Exercise instructions:
Reproduce the data below verbatim from the line containing "device_sx_info(A->dev, esx, esym, nrb);" through its final line, and produce nothing more.

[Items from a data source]
spx_error_t spx_hip_mat_info(const spx_matrix_t *A, spx_hip_info_t *info)
try {
    if (!A || !info) { SETERROR_1(SPX_ERR_ARG_INVALID, "invalid argument"); return SPX_FAILURE; }
    memset(info, 0, sizeof(*info));
    info->nnz = A->nnz;
    info->nnz_stored = (int64_t) A->nnz_stored;
    info->n_unit_elems = (int64_t) A->n_unit_elems;
    info->n_delta_elems = (int64_t) A->n_delta_elems;
    info->n_units = (int64_t) A->n_units;
    info->n_rowblocks = (int64_t) A->n_rowblocks;
    info->n_shared_rows = (int64_t) A->n_shared;
    info->value_bytes = (int64_t) A->value_bytes;
    info->index_bytes = (int64_t) A->index_bytes;
    info->nr_partitions = (int32_t) A->nr_partitions;
    info->first_partition = (int32_t) A->first_part;
    info->last_partition = (int32_t) A->last_part;
    info->row_lo = A->own_lo;
    info->row_hi = A->own_hi;
    info->symmetric = A->symmetric;
    info->on_device = A->dev ? 1 : 0;
    if (A->dev) {
        DeviceMatrixInfo di;
        device_info(A->dev, di);
        info->device = di.device;
    }
    info->waves = A->dev ? device_get_waves(A->dev) : A->waves;
    info->sym_tiles = A->has_tiles ? ((A->dev ? device_get_sym_atomic(A->dev) : A->sym_atomic) ? 2 : 1) : 0;
    info->wave_tiles = A->dev ? (device_get_wave_tiles(A->dev) ? 1 : 0) : (A->wave_tiles == 1 || A->deterministic ? 1 : 0);
    info->sym_segments = A->has_symsegs ? (A->has_symtiles ? 1 : 2) : 0;
    info->col_slices = A->col_phases > 1 ? (A->col_concurrent ? (int32_t) A->col_phases : -(int32_t) A->col_phases) : 1;
    info->quad = 0;
    if (A->dev && device_has_xw(A->dev)) {
        uint64_t el = 0, ue = 0, st = 0;
        uint32_t lds = 0;
        device_xw_info(A->dev, el, ue, st, lds);
        info->unit_windows = device_get_xw(A->dev) ? 1 : 0;
        info->unit_window_lds = (int32_t) lds;
        info->unit_window_elems = (int64_t) el;
        info->unit_window_staged = (int64_t) st;
    }
    if (A->dev && device_has_sx(A->dev)) {
        uint64_t esx = 0, esym = 0;
        size_t nrb = 0;
        device_sx_info(A->dev, esx, esym, nrb);
        info->sym_pipeline = device_get_sx(A->dev) ? 1 : 0;
        info->sym_pipeline_elems = (int64_t) esx;
    }
    info->tune_seconds = A->tune_seconds;
    info->emit_seconds = A->emit_seconds;
    return SPX_SUCCESS;
} SPX_C_BOUNDARY(return SPX_FAILURE;)

static bool owned_part(const spx_matrix_t *A, int part)
{
    return part >= (int) A->first_part && part < (int) A->last_part &&
           (size_t)(part - (int) A->first_part) < A->parts.size();
}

Task solution:
        device_sx_info(A->dev, esx, esym, nrb);
        info->sym_pipeline = device_get_sx(A->dev) ? 1 : 0;
        info->sym_pipeline_elems = (int64_t) esx;
    }
    info->tune_seconds = A->tune_seconds;
    info->emit_seconds = A->emit_seconds;
    return SPX_SUCCESS;
} SPX_C_BOUNDARY(return SPX_FAILURE;)

static bool owned_part(const spx_matrix_t *A, int part)
{
    return part >= (int) A->first_part && part < (int) A->last_part &&
           (size_t)(part - (int) A->first_part) < A->parts.size();
}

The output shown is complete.